*EXERCISE OBJECTIVE*
Comb through the entries for "struct" and pull out each line that holds it.

*RECORDED INFORMATION*
------
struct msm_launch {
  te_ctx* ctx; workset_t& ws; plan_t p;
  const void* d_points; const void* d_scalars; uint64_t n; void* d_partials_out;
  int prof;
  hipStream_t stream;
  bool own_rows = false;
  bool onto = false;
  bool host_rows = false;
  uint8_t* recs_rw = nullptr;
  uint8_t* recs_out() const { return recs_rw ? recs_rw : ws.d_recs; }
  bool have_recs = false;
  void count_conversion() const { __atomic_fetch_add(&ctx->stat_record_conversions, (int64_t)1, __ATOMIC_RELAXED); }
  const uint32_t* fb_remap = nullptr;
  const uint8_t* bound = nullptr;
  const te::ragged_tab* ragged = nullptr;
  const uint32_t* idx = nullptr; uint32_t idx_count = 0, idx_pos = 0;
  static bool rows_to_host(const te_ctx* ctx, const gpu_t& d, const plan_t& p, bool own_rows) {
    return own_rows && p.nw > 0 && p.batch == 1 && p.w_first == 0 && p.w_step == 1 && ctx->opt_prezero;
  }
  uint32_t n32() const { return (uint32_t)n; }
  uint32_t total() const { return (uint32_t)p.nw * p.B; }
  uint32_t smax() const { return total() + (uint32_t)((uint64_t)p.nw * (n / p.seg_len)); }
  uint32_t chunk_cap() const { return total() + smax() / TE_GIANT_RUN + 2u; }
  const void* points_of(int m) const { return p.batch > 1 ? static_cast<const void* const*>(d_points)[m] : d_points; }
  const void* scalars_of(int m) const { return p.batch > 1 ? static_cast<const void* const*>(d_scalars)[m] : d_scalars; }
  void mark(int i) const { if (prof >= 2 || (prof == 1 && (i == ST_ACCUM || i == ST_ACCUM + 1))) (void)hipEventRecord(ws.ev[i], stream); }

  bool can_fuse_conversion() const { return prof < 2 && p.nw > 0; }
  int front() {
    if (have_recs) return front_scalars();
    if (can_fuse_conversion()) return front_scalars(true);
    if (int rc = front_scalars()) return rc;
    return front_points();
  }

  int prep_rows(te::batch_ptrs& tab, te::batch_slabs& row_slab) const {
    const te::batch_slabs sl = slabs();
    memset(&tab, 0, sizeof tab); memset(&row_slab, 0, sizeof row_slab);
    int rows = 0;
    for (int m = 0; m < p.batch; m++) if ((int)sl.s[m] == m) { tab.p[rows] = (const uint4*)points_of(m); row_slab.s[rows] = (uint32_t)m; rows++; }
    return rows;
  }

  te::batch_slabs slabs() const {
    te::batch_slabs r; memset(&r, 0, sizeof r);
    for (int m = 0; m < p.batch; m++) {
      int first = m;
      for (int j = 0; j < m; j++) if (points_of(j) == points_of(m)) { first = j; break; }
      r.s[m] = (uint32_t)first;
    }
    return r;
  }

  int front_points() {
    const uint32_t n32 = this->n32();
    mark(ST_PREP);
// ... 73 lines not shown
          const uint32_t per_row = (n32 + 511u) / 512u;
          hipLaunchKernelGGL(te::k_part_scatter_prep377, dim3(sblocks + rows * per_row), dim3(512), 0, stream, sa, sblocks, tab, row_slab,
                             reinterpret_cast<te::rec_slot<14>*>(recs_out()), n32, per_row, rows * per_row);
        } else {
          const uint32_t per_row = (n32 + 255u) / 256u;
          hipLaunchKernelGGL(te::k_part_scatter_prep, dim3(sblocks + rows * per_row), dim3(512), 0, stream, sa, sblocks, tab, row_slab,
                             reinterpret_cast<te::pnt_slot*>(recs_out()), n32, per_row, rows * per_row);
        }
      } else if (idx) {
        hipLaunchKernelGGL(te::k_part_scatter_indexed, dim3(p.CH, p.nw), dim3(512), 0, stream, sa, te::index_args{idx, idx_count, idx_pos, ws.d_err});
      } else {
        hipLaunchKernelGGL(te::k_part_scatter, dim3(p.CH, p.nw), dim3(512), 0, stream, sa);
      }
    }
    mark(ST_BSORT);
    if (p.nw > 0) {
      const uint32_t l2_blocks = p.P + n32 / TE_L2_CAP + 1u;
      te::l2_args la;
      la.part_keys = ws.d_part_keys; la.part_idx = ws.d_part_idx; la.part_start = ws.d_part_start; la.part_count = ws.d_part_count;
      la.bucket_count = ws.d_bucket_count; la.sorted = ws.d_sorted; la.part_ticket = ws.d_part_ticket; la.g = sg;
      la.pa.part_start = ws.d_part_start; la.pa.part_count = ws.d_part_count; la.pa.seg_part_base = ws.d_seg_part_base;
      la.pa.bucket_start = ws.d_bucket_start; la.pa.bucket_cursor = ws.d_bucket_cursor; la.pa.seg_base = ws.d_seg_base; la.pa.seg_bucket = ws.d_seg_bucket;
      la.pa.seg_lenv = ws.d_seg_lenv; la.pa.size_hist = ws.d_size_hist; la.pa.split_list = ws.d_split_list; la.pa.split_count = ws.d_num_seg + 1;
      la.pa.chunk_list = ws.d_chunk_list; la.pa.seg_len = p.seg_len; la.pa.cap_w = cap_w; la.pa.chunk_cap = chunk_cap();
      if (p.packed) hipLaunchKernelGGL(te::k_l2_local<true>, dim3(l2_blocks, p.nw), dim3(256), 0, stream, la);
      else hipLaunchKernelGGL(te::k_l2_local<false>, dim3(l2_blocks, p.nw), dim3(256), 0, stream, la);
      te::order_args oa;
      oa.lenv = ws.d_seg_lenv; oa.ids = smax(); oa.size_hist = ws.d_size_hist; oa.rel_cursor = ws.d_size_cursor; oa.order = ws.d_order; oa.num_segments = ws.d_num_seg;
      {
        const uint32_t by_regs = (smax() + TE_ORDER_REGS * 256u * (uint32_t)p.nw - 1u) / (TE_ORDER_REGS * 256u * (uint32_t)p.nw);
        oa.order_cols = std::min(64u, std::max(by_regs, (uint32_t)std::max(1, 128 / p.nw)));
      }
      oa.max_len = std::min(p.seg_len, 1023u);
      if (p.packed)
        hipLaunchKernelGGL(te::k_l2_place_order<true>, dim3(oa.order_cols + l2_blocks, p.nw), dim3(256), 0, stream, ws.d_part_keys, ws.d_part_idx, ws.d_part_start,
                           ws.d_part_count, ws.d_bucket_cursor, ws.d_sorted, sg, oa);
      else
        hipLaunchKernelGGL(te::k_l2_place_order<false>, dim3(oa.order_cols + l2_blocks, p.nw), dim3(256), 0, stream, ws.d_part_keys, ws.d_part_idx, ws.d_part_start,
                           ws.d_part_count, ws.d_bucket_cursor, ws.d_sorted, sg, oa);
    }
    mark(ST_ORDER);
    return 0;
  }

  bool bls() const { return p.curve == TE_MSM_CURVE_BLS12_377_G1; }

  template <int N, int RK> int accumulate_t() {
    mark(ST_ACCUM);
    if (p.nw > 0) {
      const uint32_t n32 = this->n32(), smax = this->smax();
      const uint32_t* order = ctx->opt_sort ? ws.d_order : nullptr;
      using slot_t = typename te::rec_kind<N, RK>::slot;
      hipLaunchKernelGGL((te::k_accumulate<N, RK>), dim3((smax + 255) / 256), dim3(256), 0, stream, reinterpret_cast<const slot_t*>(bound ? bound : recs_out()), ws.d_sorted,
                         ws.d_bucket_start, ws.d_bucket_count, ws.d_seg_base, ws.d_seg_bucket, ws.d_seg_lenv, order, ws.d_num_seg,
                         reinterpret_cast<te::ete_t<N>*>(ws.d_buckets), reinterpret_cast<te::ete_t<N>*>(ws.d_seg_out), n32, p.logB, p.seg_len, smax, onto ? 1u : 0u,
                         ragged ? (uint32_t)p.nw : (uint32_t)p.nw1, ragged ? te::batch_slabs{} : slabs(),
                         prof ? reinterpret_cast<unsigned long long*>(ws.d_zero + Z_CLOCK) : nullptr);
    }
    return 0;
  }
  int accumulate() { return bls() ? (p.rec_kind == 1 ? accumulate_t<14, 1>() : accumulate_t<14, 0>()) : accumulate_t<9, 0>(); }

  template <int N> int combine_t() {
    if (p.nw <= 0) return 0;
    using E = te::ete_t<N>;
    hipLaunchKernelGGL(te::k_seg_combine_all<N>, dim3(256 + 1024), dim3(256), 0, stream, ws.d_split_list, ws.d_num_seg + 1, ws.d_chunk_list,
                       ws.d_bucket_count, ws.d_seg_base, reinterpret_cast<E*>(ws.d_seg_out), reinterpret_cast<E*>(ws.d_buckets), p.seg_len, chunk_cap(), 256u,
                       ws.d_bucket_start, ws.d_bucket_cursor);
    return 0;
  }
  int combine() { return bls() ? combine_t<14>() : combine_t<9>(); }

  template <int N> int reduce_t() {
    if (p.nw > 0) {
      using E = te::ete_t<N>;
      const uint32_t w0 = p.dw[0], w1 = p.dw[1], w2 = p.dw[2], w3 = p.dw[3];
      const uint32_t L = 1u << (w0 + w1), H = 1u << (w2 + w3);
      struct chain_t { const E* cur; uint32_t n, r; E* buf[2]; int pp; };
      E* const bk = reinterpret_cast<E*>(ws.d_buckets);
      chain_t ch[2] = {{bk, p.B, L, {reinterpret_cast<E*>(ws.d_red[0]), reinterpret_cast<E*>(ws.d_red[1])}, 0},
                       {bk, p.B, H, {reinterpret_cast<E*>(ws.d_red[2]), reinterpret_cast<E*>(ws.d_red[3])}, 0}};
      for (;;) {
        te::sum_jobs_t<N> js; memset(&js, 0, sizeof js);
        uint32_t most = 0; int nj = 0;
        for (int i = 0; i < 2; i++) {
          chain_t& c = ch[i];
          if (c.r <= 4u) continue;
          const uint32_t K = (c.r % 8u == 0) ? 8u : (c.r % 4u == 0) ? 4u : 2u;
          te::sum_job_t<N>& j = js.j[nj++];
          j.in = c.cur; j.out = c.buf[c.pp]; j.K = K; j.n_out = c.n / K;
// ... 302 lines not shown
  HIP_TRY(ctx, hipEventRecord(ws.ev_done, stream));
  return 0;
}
------
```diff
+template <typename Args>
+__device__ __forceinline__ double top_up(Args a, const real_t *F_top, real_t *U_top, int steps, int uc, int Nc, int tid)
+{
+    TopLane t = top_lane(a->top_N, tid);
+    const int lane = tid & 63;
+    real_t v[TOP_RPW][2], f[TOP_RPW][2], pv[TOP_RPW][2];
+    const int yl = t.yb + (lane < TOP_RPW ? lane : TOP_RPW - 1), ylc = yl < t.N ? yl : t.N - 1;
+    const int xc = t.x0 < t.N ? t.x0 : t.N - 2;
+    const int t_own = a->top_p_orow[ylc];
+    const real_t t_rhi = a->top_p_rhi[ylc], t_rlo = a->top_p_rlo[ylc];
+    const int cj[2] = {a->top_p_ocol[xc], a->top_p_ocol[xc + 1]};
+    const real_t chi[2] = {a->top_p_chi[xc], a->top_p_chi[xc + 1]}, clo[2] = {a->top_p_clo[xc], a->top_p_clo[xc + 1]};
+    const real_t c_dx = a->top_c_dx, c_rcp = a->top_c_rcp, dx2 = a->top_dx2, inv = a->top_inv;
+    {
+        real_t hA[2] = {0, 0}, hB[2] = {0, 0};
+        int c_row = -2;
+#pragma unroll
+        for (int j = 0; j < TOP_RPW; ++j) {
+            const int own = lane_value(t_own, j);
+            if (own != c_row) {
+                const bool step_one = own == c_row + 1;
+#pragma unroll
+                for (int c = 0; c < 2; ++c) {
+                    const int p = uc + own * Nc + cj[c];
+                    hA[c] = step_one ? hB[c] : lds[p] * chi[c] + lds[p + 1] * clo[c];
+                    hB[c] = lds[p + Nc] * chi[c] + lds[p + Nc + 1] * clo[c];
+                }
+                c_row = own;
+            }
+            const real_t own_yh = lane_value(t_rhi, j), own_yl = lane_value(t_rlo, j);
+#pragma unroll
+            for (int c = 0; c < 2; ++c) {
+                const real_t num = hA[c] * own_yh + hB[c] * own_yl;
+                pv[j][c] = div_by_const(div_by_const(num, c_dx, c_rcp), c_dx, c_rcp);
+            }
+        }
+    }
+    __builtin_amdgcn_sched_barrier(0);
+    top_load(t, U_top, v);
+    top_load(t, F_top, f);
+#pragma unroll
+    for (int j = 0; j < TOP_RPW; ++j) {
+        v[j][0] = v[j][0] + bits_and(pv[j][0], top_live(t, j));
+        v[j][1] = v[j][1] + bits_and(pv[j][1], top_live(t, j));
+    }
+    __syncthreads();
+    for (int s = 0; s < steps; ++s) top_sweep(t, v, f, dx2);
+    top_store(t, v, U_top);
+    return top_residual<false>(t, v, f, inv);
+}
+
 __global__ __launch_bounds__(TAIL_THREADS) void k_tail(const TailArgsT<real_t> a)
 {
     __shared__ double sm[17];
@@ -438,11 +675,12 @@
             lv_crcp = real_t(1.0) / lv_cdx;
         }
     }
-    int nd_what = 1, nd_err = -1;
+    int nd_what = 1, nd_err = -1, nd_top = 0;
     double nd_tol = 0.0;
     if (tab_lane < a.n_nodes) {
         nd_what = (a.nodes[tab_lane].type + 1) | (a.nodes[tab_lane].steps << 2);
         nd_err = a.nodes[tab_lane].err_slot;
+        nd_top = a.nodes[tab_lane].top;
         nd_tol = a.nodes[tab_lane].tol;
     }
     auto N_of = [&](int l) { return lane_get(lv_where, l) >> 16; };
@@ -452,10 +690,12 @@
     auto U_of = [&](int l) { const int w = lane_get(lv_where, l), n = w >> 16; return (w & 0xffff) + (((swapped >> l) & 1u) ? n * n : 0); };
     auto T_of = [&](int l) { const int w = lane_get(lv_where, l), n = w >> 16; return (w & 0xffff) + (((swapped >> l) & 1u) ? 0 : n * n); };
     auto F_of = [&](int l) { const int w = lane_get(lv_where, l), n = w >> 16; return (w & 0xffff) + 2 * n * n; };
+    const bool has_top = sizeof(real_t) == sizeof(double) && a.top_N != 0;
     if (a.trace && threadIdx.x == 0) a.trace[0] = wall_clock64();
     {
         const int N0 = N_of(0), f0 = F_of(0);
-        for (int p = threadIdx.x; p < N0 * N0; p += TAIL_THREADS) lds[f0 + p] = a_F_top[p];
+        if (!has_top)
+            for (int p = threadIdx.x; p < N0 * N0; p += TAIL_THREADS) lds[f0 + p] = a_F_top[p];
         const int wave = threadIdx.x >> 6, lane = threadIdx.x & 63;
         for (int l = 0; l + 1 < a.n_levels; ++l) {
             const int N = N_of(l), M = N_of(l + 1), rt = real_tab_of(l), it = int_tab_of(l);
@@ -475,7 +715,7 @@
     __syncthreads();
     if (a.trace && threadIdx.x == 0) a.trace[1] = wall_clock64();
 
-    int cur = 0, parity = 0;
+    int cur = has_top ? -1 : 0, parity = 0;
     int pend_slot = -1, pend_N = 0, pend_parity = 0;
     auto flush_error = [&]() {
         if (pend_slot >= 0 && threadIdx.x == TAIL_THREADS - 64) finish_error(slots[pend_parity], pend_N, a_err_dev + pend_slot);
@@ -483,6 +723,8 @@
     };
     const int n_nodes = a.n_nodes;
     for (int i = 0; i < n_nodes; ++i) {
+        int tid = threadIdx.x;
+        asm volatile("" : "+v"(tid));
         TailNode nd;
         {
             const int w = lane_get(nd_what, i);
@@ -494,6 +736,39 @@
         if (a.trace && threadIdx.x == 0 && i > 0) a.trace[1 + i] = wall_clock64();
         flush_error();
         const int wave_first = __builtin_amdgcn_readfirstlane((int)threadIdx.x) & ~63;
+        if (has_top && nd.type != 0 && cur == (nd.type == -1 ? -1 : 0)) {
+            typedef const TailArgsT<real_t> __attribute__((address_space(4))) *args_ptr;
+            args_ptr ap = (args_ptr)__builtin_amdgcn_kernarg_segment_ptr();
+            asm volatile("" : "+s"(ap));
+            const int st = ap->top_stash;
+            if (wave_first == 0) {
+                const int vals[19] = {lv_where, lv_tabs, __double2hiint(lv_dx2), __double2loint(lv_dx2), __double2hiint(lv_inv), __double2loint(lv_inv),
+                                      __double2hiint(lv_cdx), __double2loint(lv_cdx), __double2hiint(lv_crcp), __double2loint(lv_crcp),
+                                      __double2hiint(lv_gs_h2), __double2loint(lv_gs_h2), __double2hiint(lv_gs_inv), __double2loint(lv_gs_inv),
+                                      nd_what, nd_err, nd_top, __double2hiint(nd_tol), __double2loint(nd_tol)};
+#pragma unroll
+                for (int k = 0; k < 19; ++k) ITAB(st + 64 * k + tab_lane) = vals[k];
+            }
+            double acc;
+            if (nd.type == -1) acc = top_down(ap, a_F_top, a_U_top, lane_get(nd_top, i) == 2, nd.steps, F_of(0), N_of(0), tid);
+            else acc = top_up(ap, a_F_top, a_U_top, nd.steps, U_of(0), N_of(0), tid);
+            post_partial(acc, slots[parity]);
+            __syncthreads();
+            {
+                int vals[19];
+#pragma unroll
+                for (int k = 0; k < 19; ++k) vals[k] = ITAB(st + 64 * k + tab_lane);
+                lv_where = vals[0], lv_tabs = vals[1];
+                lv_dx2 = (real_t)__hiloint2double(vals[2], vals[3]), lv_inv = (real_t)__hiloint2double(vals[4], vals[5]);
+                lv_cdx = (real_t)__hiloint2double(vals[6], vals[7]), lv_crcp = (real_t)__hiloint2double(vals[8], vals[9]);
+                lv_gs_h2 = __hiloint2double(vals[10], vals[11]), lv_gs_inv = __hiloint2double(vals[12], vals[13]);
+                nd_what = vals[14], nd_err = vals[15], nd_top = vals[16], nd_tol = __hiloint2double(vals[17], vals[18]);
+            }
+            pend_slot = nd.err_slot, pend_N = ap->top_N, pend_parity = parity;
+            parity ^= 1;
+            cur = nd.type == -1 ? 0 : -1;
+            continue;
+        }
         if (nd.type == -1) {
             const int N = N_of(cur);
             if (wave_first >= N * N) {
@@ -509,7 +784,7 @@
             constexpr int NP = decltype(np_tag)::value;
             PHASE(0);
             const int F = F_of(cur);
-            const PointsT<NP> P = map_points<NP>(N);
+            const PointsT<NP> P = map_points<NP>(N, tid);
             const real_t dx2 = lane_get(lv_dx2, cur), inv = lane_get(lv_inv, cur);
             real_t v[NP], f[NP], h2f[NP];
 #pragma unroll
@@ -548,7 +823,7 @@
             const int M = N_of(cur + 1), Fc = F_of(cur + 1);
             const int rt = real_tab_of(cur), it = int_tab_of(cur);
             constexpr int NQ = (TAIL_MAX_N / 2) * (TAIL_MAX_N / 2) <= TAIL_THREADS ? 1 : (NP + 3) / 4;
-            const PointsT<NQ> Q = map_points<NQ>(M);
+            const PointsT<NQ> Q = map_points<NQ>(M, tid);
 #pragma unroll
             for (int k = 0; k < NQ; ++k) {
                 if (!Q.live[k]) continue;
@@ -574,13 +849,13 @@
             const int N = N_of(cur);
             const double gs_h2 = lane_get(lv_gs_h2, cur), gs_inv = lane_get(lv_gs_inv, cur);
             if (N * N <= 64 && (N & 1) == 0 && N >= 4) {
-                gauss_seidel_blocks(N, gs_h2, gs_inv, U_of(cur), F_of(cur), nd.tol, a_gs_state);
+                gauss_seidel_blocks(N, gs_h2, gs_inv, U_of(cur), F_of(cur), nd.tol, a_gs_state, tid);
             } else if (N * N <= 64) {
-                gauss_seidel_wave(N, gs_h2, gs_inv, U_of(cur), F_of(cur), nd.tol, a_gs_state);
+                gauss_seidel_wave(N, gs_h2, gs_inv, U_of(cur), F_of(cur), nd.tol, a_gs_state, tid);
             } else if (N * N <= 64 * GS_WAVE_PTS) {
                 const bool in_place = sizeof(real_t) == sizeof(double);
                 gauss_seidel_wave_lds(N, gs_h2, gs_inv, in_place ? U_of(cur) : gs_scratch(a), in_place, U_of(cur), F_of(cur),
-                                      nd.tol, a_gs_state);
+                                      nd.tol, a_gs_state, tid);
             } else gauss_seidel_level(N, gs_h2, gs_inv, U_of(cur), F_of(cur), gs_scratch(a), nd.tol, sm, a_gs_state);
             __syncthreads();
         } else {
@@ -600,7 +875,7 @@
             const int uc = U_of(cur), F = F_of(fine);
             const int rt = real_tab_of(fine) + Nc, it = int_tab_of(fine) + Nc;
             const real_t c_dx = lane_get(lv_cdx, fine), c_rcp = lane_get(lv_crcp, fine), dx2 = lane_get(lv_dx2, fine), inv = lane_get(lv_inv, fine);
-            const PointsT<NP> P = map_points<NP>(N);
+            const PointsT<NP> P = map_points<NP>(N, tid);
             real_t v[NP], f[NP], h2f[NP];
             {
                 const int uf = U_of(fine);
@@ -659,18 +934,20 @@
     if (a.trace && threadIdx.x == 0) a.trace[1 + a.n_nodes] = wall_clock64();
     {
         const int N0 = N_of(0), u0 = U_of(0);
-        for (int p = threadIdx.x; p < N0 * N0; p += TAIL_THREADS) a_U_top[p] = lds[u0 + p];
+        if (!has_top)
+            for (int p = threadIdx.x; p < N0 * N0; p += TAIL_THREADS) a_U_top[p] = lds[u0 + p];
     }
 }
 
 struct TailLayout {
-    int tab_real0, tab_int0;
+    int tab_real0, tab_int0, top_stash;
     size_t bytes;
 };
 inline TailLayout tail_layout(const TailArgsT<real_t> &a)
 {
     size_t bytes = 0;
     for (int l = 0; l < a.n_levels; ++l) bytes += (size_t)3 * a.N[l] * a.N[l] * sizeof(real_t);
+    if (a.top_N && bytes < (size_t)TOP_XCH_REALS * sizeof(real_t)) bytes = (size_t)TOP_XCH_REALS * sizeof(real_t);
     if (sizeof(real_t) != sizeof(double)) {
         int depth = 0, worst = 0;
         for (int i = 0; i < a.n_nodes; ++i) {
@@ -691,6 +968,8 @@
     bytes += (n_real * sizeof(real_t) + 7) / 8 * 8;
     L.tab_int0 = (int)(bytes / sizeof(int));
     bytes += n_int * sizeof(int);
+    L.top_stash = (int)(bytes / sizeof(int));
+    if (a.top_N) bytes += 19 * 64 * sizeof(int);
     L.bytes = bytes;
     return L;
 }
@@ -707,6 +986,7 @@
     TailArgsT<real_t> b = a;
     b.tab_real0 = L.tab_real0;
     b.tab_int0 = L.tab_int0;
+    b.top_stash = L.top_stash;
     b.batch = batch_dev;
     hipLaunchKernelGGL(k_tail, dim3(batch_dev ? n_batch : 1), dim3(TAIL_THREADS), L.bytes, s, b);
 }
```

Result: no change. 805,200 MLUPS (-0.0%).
------
*WRITTEN RESPONSE*
struct msm_launch {
      struct chain_t { const E* cur; uint32_t n, r; E* buf[2]; int pp; };
 struct TailLayout {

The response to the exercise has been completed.